@@ -960,12 +999,12 @@
         }
         PP::slot();
         if (WR == 1) PP::slot();
-        T8 fa[2][4], fb[2][4], fx[4];
+        T8 fa[4][2], fb[4][2], fx[2][2];
         auto body = [&](int kt, auto more1_t, auto more2_t) __attribute__((always_inline)) {
             constexpr bool M1 = decltype(more1_t)::value, M2 = decltype(more2_t)::value;
             const char* st = smem + (kt & 1) * STGX;
-            this->read_b(fb, st);
-            this->read_a(fa, st, 0);
+            read_b16(fb, st);
+            read_a16(fa, st, 0);
             if (M1) {
                 xdma_half(2, kt + 1, kb); xdma_half(3, kt + 1, kb); if (xw) dma_strip(kt + 1, kb);
                 wait_rd<8>(xw);
@@ -974,13 +1013,14 @@
             }
             PP::slot();
 #pragma unroll
-            for (int i = 0; i < 16; ++i) {
-                const int ks = i >> 2, in = (i >> 1) & 1, e = i & 1;
-                acc[in][e] = TR ? mfma32(fa[e][ks], fb[in][ks], acc[in][e]) : mfma32(fb[in][ks], fa[e][ks], acc[in][e]);
+            for (int i = 0; i < 32; ++i) {
+                const int j = i >> 4, bb = (i >> 2) & 3, eb = i & 3;
+                f32x4& d = c[bb >> 1][eb >> 1][bb & 1][eb & 1];
+                d = TR ? mfma16(fa[eb][j], fb[bb][j], d) : mfma16(fb[bb][j], fa[eb][j], d);
             }
             PP::slot();
-            this->read_a(fa, st, 1);
-            read_x(fx, st);
+            read_a16(fa, st, 1);
+            read_x16(fx, st);
             if (M2) {
                 xdma_half(0, kt + 2, kb); xdma_half(1, kt + 2, kb);
                 wait_rd<6>(xw);
@@ -991,11 +1031,14 @@
             }
             PP::slot();
 #pragma unroll
-            for (int i = 0; i < 16; ++i) {
-                const int ks = i >> 2, in = (i >> 1) & 1, e = i & 1;
-                acc[in][2 + e] = TR ? mfma32(fa[e][ks], fb[in][ks], acc[in][2 + e]) : mfma32(fb[in][ks], fa[e][ks], acc[in][2 + e]);
-                if ((i & 3) == 3)
-                    accx = TR ? mfma32(fx[ks], fb[WR][ks], accx) : mfma32(fb[WR][ks], fx[ks], accx);
+            for (int i = 0; i < 32; ++i) {
+                const int j = i >> 4, bb = (i >> 2) & 3, eb = i & 3;
+                f32x4& d = c[bb >> 1][2 + (eb >> 1)][bb & 1][eb & 1];
+                d = TR ? mfma16(fa[eb][j], fb[bb][j], d) : mfma16(fb[bb][j], fa[eb][j], d);
+                if ((i & 3) == 3) {
+                    const int s = i >> 2, js = s >> 2, sn = (s >> 1) & 1, sm = s & 1;
+                    cx[sn][sm] = TR ? mfma16(fx[sm][js], fb[2 * WR + sn][js], cx[sn][sm]) : mfma16(fb[2 * WR + sn][js], fx[sm][js], cx[sn][sm]);
+                }
             }
             PP::slot();
         };
@@ -1026,10 +1069,7 @@
         constexpr int NTHR = 512, BN = 256, CLDT = BMX + 8;
         static_assert((size_t)BN * CLDT * 2 + LNS <= SMEMX, "transposed C tile fits");
         T* Cs = reinterpret_cast<T*>(smem);
-        mfma_fence(acc);
-        asm volatile("" : "+v"(accx));
-        asm volatile("s_nop 15\n\ts_nop 3" ::: "memory");
-        asm volatile("" : "+v"(accx));
+        fence();
         const T* __restrict__ bias = reinterpret_cast<const T*>(P.bias);
         const int side = stats ? P.ln_side : 0;
         float* const lnr = reinterpret_cast<float*>(smem + (size_t)BN * CLDT * 2);
@@ -1043,38 +1083,48 @@
             }
             __syncthreads();
         }
-        auto stage = [&](const f32x16& a, int rb, int cb) __attribute__((always_inline)) {
-            const int col = cb + l31;
-            const float bv = (bias && n0 + col < P.n) ? (float)bias[n0 + col] : 0.f;
-            float cs = 0.f, sh = 0.f;
+        auto stage = [&](const f32x4& a, int ml, int col, float bv, float cs, float sh) __attribute__((always_inline)) {
+            f32x4 v = a;
+            if (side) {
+                const f32x4 p0 = *reinterpret_cast<const f32x4*>(lnr + 2 * ml);
+                const f32x4 p1 = *reinterpret_cast<const f32x4*>(lnr + 2 * ml + 4);
+                const float mu[4] = {p0[0], p0[2], p1[0], p1[2]}, rs[4] = {p0[1], p0[3], p1[1], p1[3]};
+#pragma unroll
+                for (int e = 0; e < 4; ++e) {
+                    float t = fmaf(-mu[e], cs, v[e]);
+                    asm volatile("" : "+v"(t));
+                    v[e] = fmaf(rs[e], t, sh);
+                }
+            }
+#pragma unroll
+            for (int e = 0; e < 4; ++e) v[e] = fmaf(v[e], P.scale, bv);
+            *reinterpret_cast<T4*>(Cs + col * CLDT + ml) = cvt4<T>(v);
+        };
+        auto column = [&](int col, float& bv, float& cs, float& sh) __attribute__((always_inline)) {
+            bv = (bias && n0 + col < P.n) ? (float)bias[n0 + col] : 0.f;
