## Software-pipeline transpose stores through double-buffered LDS slots in fused dynconv+upsample kernel

Reworks the output path of the fused dynamic-conv + 2x upsample kernel so each row's LDS transpose readback and global store are deferred and overlapped with the next row's MFMA and LDS writes. It uses two alternating LDS slots and partial lgkmcnt waits instead of full drains. It also hoists the constant-fragment LDS reads to once per emit, replaces the xor-32 shuffle with permlane32_swap, and adds a min-2-waves-per-EU launch bound. An NRT=2 instantiation is added for smaller N. The risks are extra register pressure from carried state and subtle ordering hazards in the deferred stores, including a tail flush.

```diff
diff --git a/polyphonicformer_amd/csrc/ph_convup.hip b/polyphonicformer_amd/csrc/ph_convup.hip
--- a/polyphonicformer_amd/csrc/ph_convup.hip
+++ b/polyphonicformer_amd/csrc/ph_convup.hip
@@ -4,8 +4,8 @@
 
 #include "ph_conv_inl.h"
 
-__device__ __forceinline__ void lds_wait_all() {
-    asm volatile("s_waitcnt lgkmcnt(0)" ::: "memory");
+template <int LEFT> __device__ __forceinline__ void lds_wait() {
+    asm volatile("s_waitcnt lgkmcnt(%0)" ::"n"(LEFT) : "memory");
     __builtin_amdgcn_sched_barrier(0);
 }
 
@@ -51,7 +51,7 @@
 }
 
 template <int E, int NRT, int NTR, bool LOWRES, typename OutT>
-__global__ __launch_bounds__(((NRT + 1) * 64)) void k_dynconv_up2m(const uint16_t* __restrict__ planes, const uint16_t* __restrict__ kern,
+__global__ __launch_bounds__(((NRT + 1) * 64), 2) void k_dynconv_up2m(const uint16_t* __restrict__ planes, const uint16_t* __restrict__ kern,
                                                                   int64_t kern_batch_stride, const float* __restrict__ kbias,
                                                                   int64_t kbias_batch_stride, OutT* __restrict__ logits_out,
                                                                   OutT* __restrict__ up_out, int B, int N, int H) {
@@ -95,23 +95,20 @@
     }
 
     const int row0 = g * 8 + (i16 >> 2);
-    uint32_t frag_off[2];
-#pragma unroll
-    for (int h = 0; h < 2; ++h) frag_off[h] = 2u * (uint32_t)(row0 * CONV_T + (((h * 4 + gi * 2) ^ conv_swz(row0)) * 8) + (i16 & 3) * 4);
+    const uint32_t frag_off0 = 2u * (uint32_t)(row0 * CONV_T + (((gi * 2) ^ conv_swz(row0)) * 8) + (i16 & 3) * 4);
     const uint32_t lds0 = lds_addr(lds);
     const uint32_t tbuf = lds0 + NBUF * C::TILEB + rt * 2 * C::TB;
     float* kb_lds = (float*)((unsigned char*)lds + NBUF * C::TILEB + C::PATCHB) + rt * 32;
-    const uint32_t kb_addr = lds_addr(kb_lds) + 4 * ql;
+    const uint32_t kb_base = lds_addr(kb_lds);
     const uint32_t tw_addr = tbuf + (uint32_t)(ql * ROWT + 8 * g);
     const int sq = lane >> 3, ss = lane & 7;
     const uint32_t tr_addr = tbuf + (uint32_t)(sq * ROWT + 16 * ss);
     const int64_t up_plane = (int64_t)2 * H * 2 * W;
-    const uint32_t up_lane_off = 2u * (uint32_t)(sq * up_plane + 8 * ss);
+    const uint32_t sq_hw2 = 2u * (uint32_t)(sq * HW);
     const int64_t up_kk_bytes = 2 * 8 * up_plane;
-    const uint32_t lr_lane_off = 2u * (uint32_t)(sq * HW + 8 * ss);
     const int64_t lr_kk_bytes = 2 * 8 * HW;
 
-    const uint32_t cfrag = lds0 + NBUF * C::TILEB + C::PATCHB + C::KBB + 16u * (uint32_t)lane;
+    const uint32_t cfrag_base = lds0 + NBUF * C::TILEB + C::PATCHB + C::KBB;
     if (wave == 0) {
         uint4* cw = (uint4*)((unsigned char*)lds + NBUF * C::TILEB + C::PATCHB + C::KBB) + lane;
         cw[0 * 64] = upm_main_frag<EO>(lane, 0.75f);
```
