+        nlev = uni(h.nlev);
+        nit = uni(h.nit);
+        nrest = uni(h.nrest);
+        nspec = uni(h.nspec);
+        bad = uni(h.bad);
+      } else {
+        bad = 1;
+        qx = q0x * sc;
+        qy = q0y * sc;
+      }
+#ifdef UVHP_LK_PROF
+      c_wait += clock64() - c_w0;
+#endif
+    }
+    if (!run && level == 0) st = 0;
+    if (run) nlev++;
     float nx = qx - halfw, ny = qy - halfw;
     float pdx = 0.f, pdy = 0.f;
-    int ox = -(1 << 28), oy = -(1 << 28);
-    for (int j = 0; j < max_iters; j++) {
+    for (int j = 0; run && j < max_iters; j++) {
       LKP_T(c_i0);
       const int inx = (int)floorf(nx), iny = (int)floorf(ny);
       if (inx < -win || inx >= Jw_ || iny < -win || iny >= Jh_) {
         if (level == 0) st = 0;
         break;
       }
-      if (inx - ox < 0 || inx - ox > 2 * kLkMargin || iny - oy < 0 || iny - oy > 2 * kLkMargin) {
-        __syncthreads();
-        ox = inx - kLkMargin;
-        oy = iny - kLkMargin;
-        uint8_t v[kStageN];
-        if (ox >= 0 && ox + S <= Jw_ && oy >= 0 && oy + S <= Jh_) {
-#pragma unroll
-          for (int k = 0; k < kStageN; k++) v[k] = J[(size_t)(oy + sy[k]) * Jw_ + ox + sx[k]];
-        } else {
-#pragma unroll
-          for (int k = 0; k < kStageN; k++) v[k] = J[(size_t)reflect101(oy + sy[k], Jh_) * Jw_ + reflect101(ox + sx[k], Jw_)];
-        }
-#pragma unroll
-        for (int k = 0; k < kStageN; k++)
-          if (lane + 64 * k < S * S) Jt[lane + 64 * k] = v[k];
-        __syncthreads();
+      if (tile_miss(inx, iny)) {
+        if (ox != kNoTile) nrest++;
+        stage(J, Jw_, Jh_, inx, iny);
 #ifdef UVHP_LK_PROF
         c_stage += clock64() - c_i0;
         n_stage++;
 #endif
+      } else if (W > 1 && j == 0) {
+        nspec++;
       }
       a = nx - inx;
       b = ny - iny;
@@ -1269,28 +1352,46 @@
       pdx = dx;
       pdy = dy;
     }
-  }
-  if (lane == 0) {
+    if (level == 0) {
+      fin = true;
+    } else if constexpr (W > 1) {
+      if (lane == 0) {
+        LkHand &h = hand[level];
+        h.qx = qx, h.qy = qy;
+        h.nlev = nlev, h.nit = nit, h.nrest = nrest, h.nspec = nspec, h.bad = bad;
+      }
+      __builtin_amdgcn_fence(__ATOMIC_RELEASE, "workgroup");
+      if (lane == 0) __hip_atomic_store(&hand[level].flag, 1, __ATOMIC_RELAXED, __HIP_MEMORY_SCOPE_WORKGROUP);
+    }
+  }
+  if (maxL < 0) fin = true;
+  if (fin && lane == 0) {
     p1[2 * pi] = qx;
     p1[2 * pi + 1] = qy;
-    status[pi] = st;
+    status[pi] = bad ? 255 : st;
     if (bytes) atomicAdd(bytes, (unsigned long long)(256 * (5 * nlev + nit)));
+    if (dbg) dbg[2 * pi] = nrest, dbg[2 * pi + 1] = nspec;
+  }
 #ifdef UVHP_LK_PROF
-    if (pi < 4096) g_lk_prof[pi] = LkProf{c_setup, c_stage, c_iter - c_stage, clock64() - c_begin, nit, n_stage, nlev, 0};
+  if (lane == 0 && pi < 4096)
+    g_lk_prof[pi * kLkMaxWaves + wv] =
+        LkProf{c_setup, c_wait, c_stage, c_iter - c_stage, clock64() - c_begin, fin ? nit : 0, n_stage, n_own, fin ? nspec : 0};
 #endif
-  }
   return make_float2(qx, qy);
 }
 
-__global__ void __launch_bounds__(64) k_lk(LkSlots job, int win, int max_level, int max_iters, float crit_eps,
-                                           int init_from_p0) {
+template <int W>
+__global__ void __launch_bounds__(64 * W) k_lk(LkSlots job, int win, int max_level, int max_iters, float crit_eps,
+                                               int init_from_p0) {
   const int idx = xcd_contiguous(blockIdx.x + blockIdx.y * gridDim.x, gridDim.x * gridDim.y);
   const int slot = idx / gridDim.x, p = idx - slot * gridDim.x;
   if (p >= job.n[slot]) return;
-  const float2 q = lk_point(job.prev[slot], job.next[slot], job.p0[slot], job.p1[slot], job.st[slot], p, win,
-                            max_level, max_iters, crit_eps, init_from_p0, job.bytes);
-  if (job.undistort && threadIdx.x < 2) {
-    const int w = threadIdx.x;
+  bool fin;
+  const float2 q = lk_point<W>(job.prev[slot], job.next[slot], job.p0[slot], job.p1[slot], job.st[slot], p, win,
+                               max_level, max_iters, crit_eps, init_from_p0, job.bytes, job.dbg[slot], fin);
+  const int lane = W == 1 ? threadIdx.x : (threadIdx.x & 63);
+  if (job.undistort && fin && lane < 2) {
+    const int w = lane;
     const float px = w ? q.x : job.p0[slot][2 * p], py = w ? q.y : job.p0[slot][2 * p + 1];
     float x, y;
     const bool amb = cam_undistort_f(w ? job.c1[slot] : job.c0[slot], px, py, x, y);
@@ -1639,14 +1740,57 @@
   launch_subpix_multi(s, job, pts, mask, win, max_iters, eps2);
 }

+ + +

> _Directions for this task_
With the line holding "sn][js], fx[sm][js], cx[sn][sm]);" as the first and the line holding "constexpr int NTHR" as the last, please transcribe exactly the lines of the material above in that range and nothing else.

> _Exercise response_
+                    cx[sn][sm] = TR ? mfma16(fx[sm][js], fb[2 * WR + sn][js], cx[sn][sm]) : mfma16(fb[2 * WR + sn][js], fx[sm][js], cx[sn][sm]);
+                }
             }
             PP::slot();
         };
@@ -1026,10 +1069,7 @@
         constexpr int NTHR = 512, BN = 256, CLDT = BMX + 8;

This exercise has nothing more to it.